En 1959, Jean, fils de paysan béarnais, revient de la guerre d’Algérie pour prendre le rôle de chef de famille auprès de sa mère et de sa soeur Paule.
Son père s’est pendu.
Jean est âgé de 20 ans.

Il néglige la prospère ferme, qui périclite ; il se livre en revanche à des rondes de garde assidues, monté sur son tracteur et armé d’un fusil.
Jean, Paul et leur mère ne voient plus personne et se nourrissent de cueillette.

En 1971, la mère meurt. Jean et Paule demandent et obtiennent l’autorisation de l’inhumer sous l’escalier de la maison.
C’est alors que Jean finit de sombrer dans la folie.
Pendant des mois, cessant de se nourrir, il passe ses journées enfermé dans sa chambre, dont il grave entièrement les 16 m2 de plancher autour du lit.
Il mourra d’inanition quelques mois plus tard, à l’âge de 33 ans.
Paule finira sa vie absolument recluse et c’est à sa mort, en 1993, que le "plancher de Jean" est découvert.

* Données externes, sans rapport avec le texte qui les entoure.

#define WN_TUNE_KEYS(X)                                                                         \
                          \
  X(gemm_tile_bf16, 0)                                                                          \
                            \
  X(bf16_store, 1)                                                                              \
                      \
  X(lp_probe, 0)                                                                                \
                       \
  X(attn_split, 0)                                                                              \
                     \
  X(attn_bf16, 1)                                                                               \
                 \
  X(attn_bf16_nw, 0)                                                                            \
                                                                            \
  X(attn_bf16_defer, 80)                                                                        \
                                                              \
  X(attn_bf16_dma, 1)                                                                           \
                        \
  X(qkv_bf16, 1)                                                                                \
            \
  X(fp8_min_tiles, 192)                                                                         \
       \
  X(ffn_fused, 1)                                                                               \
                                                                   \
  X(gemm_x6, 1)                                                                                 \
                                         \
  X(x6_linear, 1)                                                                               \
                      \
  X(x6_af32, 0)                                                                                 \
            \
  X(x6_conv_af32, 0)                                                                            \
     \
  X(enc_gate_pos, 0)                                                                            \
                                                            \
  X(x6_conv_bm, 128)                                                                            \
                    \
  X(x6_probe, 0)                                                                                \
                     \
  X(ffn_x6f, 1)                                                                                 \
            \
  X(ffn_ximg, 1)                                                                                \
                             \
  X(ffn_x6f_ring, 3)                                                                            \
                  \
  X(ffn_x6f_var, 0)                                                                             \
                                                                        \
  X(x6r, 1)                                                                                     \
                  \
  X(x6r_chain, 1)                                                                               \
          \
  X(x6r_dwc, 1)                                                                                 \
        \
  X(x6r_pro, 1)                                                                                 \
            \
  X(x6r512_rows, 0)                                                                             \
                 \
  X(gemm_rowln, 1)                                                                              \
          \
  X(dwconv_tiled, 1)                                                                            \
                               \
  X(attn_x6, 1)                                                                                 \
                   \
  X(attn_xcd, 1)                                                                                \
        \
  X(attn_x6_galign, 2)                                                                          \
                             \
  X(attn_x6_order, 1)                                                                           \
    \
  X(attn_x6_var, 0)                                                                             \
        \
  X(attn_fold, 1)                                                                               \
                  \
  X(rescore_groups, 1)                                                                          \
                                                \
  X(rescore_prefetch, 1)                                                                        \
    \
  X(beam_weak_hash, 0)                                                                          \
                                                                              \
  X(beam_lds_pool, 1)                                                                           \
    \
  X(sync_spin, 1)                                                                               \
                         \
  X(ctc_wave, 1)                                                                                \
        \
  X(dec_skinny, 0)                                                                              \
                                            \
  X(rnnt_lookahead, 4)
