#define SR_STEP_LOSS_SLOTS (1 + 2 * SR_STEP_MAX_FRAMES)
typedef struct { const int64_t* b; const int64_t* r; const int64_t* c; int64_t P; int32_t N, H, W; } sr_ray_pixels;
int sr_color_loss_fwd(const sr_ray_pixels* px, const float* colors, const float* gt, float* partial, float* out, void* stream);
int sr_color_loss_bwd(const sr_ray_pixels* px, const float* colors, const float* gt, const float* saved, const float* gloss, float* gcolors,
                      void* stream);
int sr_normal_loss_fwd(const sr_ray_pixels* px, const float* nx_raw, const float* J, const float* gt_normals, const float* R, const float* rays,
                       int weighted, float* partial, float* out, void* stream);
int sr_normal_loss_bwd(const sr_ray_pixels* px, const float* nx_raw, const float* J, const float* gt_normals, const float* R, const float* rays,
                       int weighted, const float* saved, const float* gloss, float* gnx_raw, float* gJ, void* stream);
int sr_eikonal_loss_fwd(const float* g, int64_t n, float* partial, float* out, void* stream);
int sr_eikonal_loss_bwd(const float* g, int64_t n, const float* gloss, float* gg, void* stream);
int sr_def_regu_loss_fwd(const float* S, int64_t n, float c, float* partial, float* out, void* stream);
int sr_def_regu_loss_bwd(const float* U, const float* S, const float* V, int64_t n, float c, const float* gloss, float* gJ, void* stream);
int sr_svd3x3_bwd(const float* U, const float* V, const float* gS, int64_t n, float* gJ, void* stream);
int sr_mask_iou_loss_fwd(const float* masks, const float* gt, int N, int64_t hw, float* partial, float* out, void* stream);
int sr_mask_iou_loss_bwd(const float* masks, const float* gt, int N, int64_t hw, const float* saved, const float* gloss, float* gmasks, void* stream);

int sr_implicit_solve(const float* grad_f, const float* J, const float* v, const float* grad_l, int64_t n, float* cot_f, float* rhs_tail, float* temp,
                      uint8_t* ok, void* stream);

int sr_uv_rasterize(const float* vt, const int64_t* ft, int64_t Vt, int64_t F, int32_t R, int32_t* face, float* bary, void* stream);
int sr_face_visibility(const int64_t* pix_to_face, const int64_t* faces, int64_t N, int64_t V, int64_t F, const float* xy_pix, const uint8_t* mask,
                       int32_t H, int32_t W, uint8_t* visible, void* stream);
int sr_view_alpha(const float* verts, const float* normals, const float* cam_pos, int64_t N, int64_t V, float* alpha, void* stream);
int sr_texture_accumulate(int64_t T, const int32_t* tface, const float* tbary, const int64_t* faces, int64_t F, int64_t V, int32_t N,
                          const uint8_t* visible, const float* alpha, const float* xy_pix, const float* images, int32_t H, int32_t W,
                          const int32_t* fids, int32_t agg_num, float cosv0, float* slot_cos, float* slot_rgb, int32_t* slot_view, int32_t* count,
                          float* min_cos, int32_t* min_idx, void* stream);
int sr_texture_resolve(int64_t T, const int32_t* texel, int32_t agg_num, float cosv0, int32_t check_num, const float* slot_cos,
                       const float* slot_rgb, const int32_t* slot_view, int32_t* count, uint8_t* mask_final, int32_t* view_id, float* tex_median,
                       void* stream);
int64_t sr_texture_fill_workspace_bytes(int32_t R);
int sr_texture_fill(const float* tex_median, const uint8_t* mask_final, const uint8_t* tex_mask, int32_t R, int32_t dilate, float* texture,
                    void* workspace, void* stream);

#define SR_QUADRIC_CLAMPED 1
#define SR_QUADRIC_NO_PLANES 2
int sr_meshprep_cell_faces(const int64_t* faces, int64_t F, const int64_t* vertex_map, int64_t V, int64_t C, int64_t* slot, void* stream);
int sr_meshprep_cell_quadric(const float* verts, int64_t V, const int64_t* faces, int64_t F, const int64_t* face_slots, const int64_t* face_offsets,
                             const int64_t* order, const int64_t* offsets, const int64_t* cells, int64_t C, const float* lo, float cell, int64_t nx,
                             int64_t ny, double reg, float* out, int32_t* flags, float* shift, void* stream);
int sr_meshprep_face_flips(const float* verts, int64_t V, const int64_t* faces, int64_t F, const float* new_verts, int64_t Vn,
                           const int64_t* new_faces, const int64_t* source, int64_t Fn, int64_t* counts, void* stream);
int sr_meshprep_bounds(const float* verts, int64_t V, int32_t* box, void* stream);
int sr_meshprep_cell_keys(const float* verts, int64_t V, const float* lo, float cell, int64_t nx, int64_t ny, int64_t nz, int64_t* key, void* stream);
int sr_meshprep_cell_mean(const float* verts, int64_t V, const int64_t* order, const int64_t* offsets, int64_t C, float* out, void* stream);
int sr_meshprep_face_keys(const int64_t* faces, int64_t F, const int64_t* vertex_map, int64_t V, int64_t Vn, int64_t* out_faces, int64_t* key_hi,
                          int64_t* key_lo, void* stream);
int sr_meshprep_face_first(const int64_t* key_hi, const int64_t* key_lo, const int64_t* perm, int64_t F, uint8_t* keep, void* stream);
int sr_chart_classify(const float* verts, int64_t V, const int64_t* faces, int64_t F, int32_t* cls, void* stream);
int sr_chart_edge_keys(const int64_t* faces, int64_t F, int64_t V, const int32_t* cls, int64_t* key, void* stream);
int sr_chart_hook(const int64_t* sorted_key, const int64_t* perm, int64_t n, const int32_t* parent, int32_t* next, int64_t F, int32_t* changed,
                  void* stream);
int sr_chart_jump(const int32_t* parent, int64_t F, int32_t* next, int32_t* changed, void* stream);
int sr_chart_bbox(const float* verts, int64_t V, const int64_t* faces, int64_t F, const int32_t* cls, const int64_t* chart, int64_t C, int32_t* box,
                  float* bbox_min, float* extent, void* stream);
int sr_chart_uv(const float* verts, int64_t V, const int64_t* faces, int64_t F, const int32_t* cls, const int64_t* chart, int64_t C,
                const float* bbox_min, const int64_t* origin, double scale, int32_t padding, int32_t R, float* vt, void* stream);
int sr_uv_overlap_count(const float* vt, const int64_t* ft, int64_t Vt, int64_t F, int32_t R, double eps, int32_t* count, int64_t* total,
                        void* stream);

int sr_collapse_vertex_quadrics(const float* verts, int64_t V, const int64_t* faces, int64_t F, const int64_t* slots, const int64_t* offsets,
                                double* quadrics, void* stream);
int sr_collapse_edge_keys(const int64_t* faces, int64_t F, int64_t V, int64_t* key, void* stream);
int sr_collapse_edge_heads(const int64_t* unique_key, const int64_t* offsets, int64_t E, const int64_t* perm, const int64_t* faces, int64_t F, int64_t V,
                           int64_t* edges, int32_t* count, int64_t* opposite, int32_t* locked, int64_t* directed, void* stream);
int sr_collapse_candidates(const float* verts, int64_t V, const int64_t* faces, int64_t F, const double* quadrics, const int64_t* slots,
                           const int64_t* offsets, const int64_t* neighbours, const int64_t* neighbour_offsets, const int64_t* edges,
                           const int32_t* count, const int64_t* opposite, const int32_t* locked, int64_t E, double reg, double flip_cos,
                           float* positions, int64_t* key, void* stream);
int sr_collapse_min1(const int64_t* edges, const int64_t* key, int64_t E, int64_t V, int64_t* m1, void* stream);
int sr_collapse_min2(const int64_t* edges, int64_t E, int64_t V, const int64_t* m1, int64_t* m2, void* stream);
int sr_collapse_select(const int64_t* edges, const int64_t* key, int64_t E, int64_t V, const int64_t* m2, uint8_t* selected, int64_t* record,
                       void* stream);
int sr_collapse_apply_vertices(const int64_t* edges, const float* positions, const uint8_t* selected, int64_t E, float* verts, int64_t V,
                               double* quadrics, int64_t* target, void* stream);
int sr_collapse_apply_faces(const int64_t* faces, int64_t F, const int64_t* target, int64_t V, int64_t* out_faces, uint8_t* keep, void* stream);
int sr_collapse_map_jump(const int64_t* parent, int64_t V, int64_t* next, int32_t* changed, void* stream);

int sr_texture_mips(const void* texture, int32_t is_u8, const uint8_t* valid, int32_t R, float* mips, void* stream);
int sr_texture_face_lod(const float* xy_pix, const int64_t* faces, const float* vt, const int64_t* ft, int64_t N, int64_t V, int64_t F,
                        int64_t Vt, int32_t R, float bias, int32_t L, float* lod, void* stream);
int sr_shade_textured(const int64_t* pix_to_face, const float* bary, int64_t N, int64_t F, int32_t H, int32_t W, const int64_t* ft,
                      const float* vt, int64_t Vt, const float* mips, int32_t R, int32_t L, const float* lod, const float* host_background,
                      const float* host_hole, const float* bg_image, float* rgba, float* coverage, void* stream);

#define SR_LBSW_MAX_K 32
int sr_lbsw_knn_blend(const float* verts, const float* vert_ws, int64_t nv, int32_t nj, int32_t k, int32_t W, int32_t H, int32_t D,
                      const float* bmin, const float* bmax, int32_t align_corners, float* field, void* stream);
int sr_lbsw_smooth(const float* src, float* dst, int32_t nj, int32_t W, int32_t H, int32_t D, void* stream);

#define SR_SMPL_BATCH_TILE 8
int sr_smpl_shape(const float* v_template, const float* shapedirs, const float* beta, int32_t B, int32_t nbeta, int64_t nv, float* v_shaped,
                  void* stream);
int64_t sr_smpl_regress_workspace_floats(int32_t B, int64_t nv, int32_t nk);
int sr_smpl_regress(const float* x, const float* reg, int32_t B, int64_t nv, int32_t nk, float* partial, float* out, void* stream);
int sr_smpl_pose(const float* theta, float* Rs, const float* J, const int32_t* host_parents, int32_t B, float* feature, float* J_transformed,
                 float* A, void* stream);
int sr_smpl_skin(const float* rest, int64_t rest_batch_stride, const float* posedirs, const float* feature, const float* weights, const float* A,
                 int32_t B, int64_t nv, float* verts, void* stream);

Les mots que l’on y lit révèlent une violence intérieure tendue, des sentiments de persécution, en particulier vis-à-vis de l’Eglise [LA RELIGION A INVENTE DES MACHINES A COMMANDER LE CERVEAU DES GENS ET BETES ET AVEC UNE INVENTION A VOIR NOTRE VUE A PARTIR DE RETINE DE L’IMAGE DE L’OEIL ABUSE], de menace, de haine, et d’innocence [NOUS JEAN PAULE SOMMES INNOCENTS NOUS N’AVONS NI TUE NI DETRUIT NI PORTE DU TORT A AUTUI C’EST LA RELIGION QUI A INVENTE UN PROCES AVEC DES MACHINES ELECTRONIQUES A COMMANDER LE CERVEAU]. Il évoque aussi le meurtre, Hitler, la guerre.

Témoignage poignant de la folie d’un homme, ces planches couvertes de mots gravés, assénés, frappés, obsédants, apparaissent comme le cercueil jeune et inéluctable de sa maladie et de ses souffrances non soignées. L’aspect christique de son oeuvre qui a la religion pour première cible est évidemment bouleversant.

Jean souffrait visiblement de schizophrénie. Le professeur Jean-Pierre Olier, chef du service hospitalo-universitaire Saint-Anne à Paris, a voulu que le plancher de Jean soit exposé en permanence à l’hôpital Saint-Anne (1), pour combattre la honte et les préjugés que suscitent encore les maladies mentales.

"Réquisitoire", Le plancher de Jean. Martin d’Orgeval
Maison européenne de la photographie
Jusqu’au 6 janvier 2008
5-7, rue de Fourcy – Paris 4ème
M° Saint-Paul ou Hôtel de Ville
Du mercredi au dimanche de 11 h à 19 h 45
Entrée 6 € (TR 3 €)

(1) En attendant d’être dans le bâtiment lui-même (vers 2010 probablement), le plancher de Jean est exposé, depuis juillet 2007, juste en face, sur le trottoir de la rue Cabannis.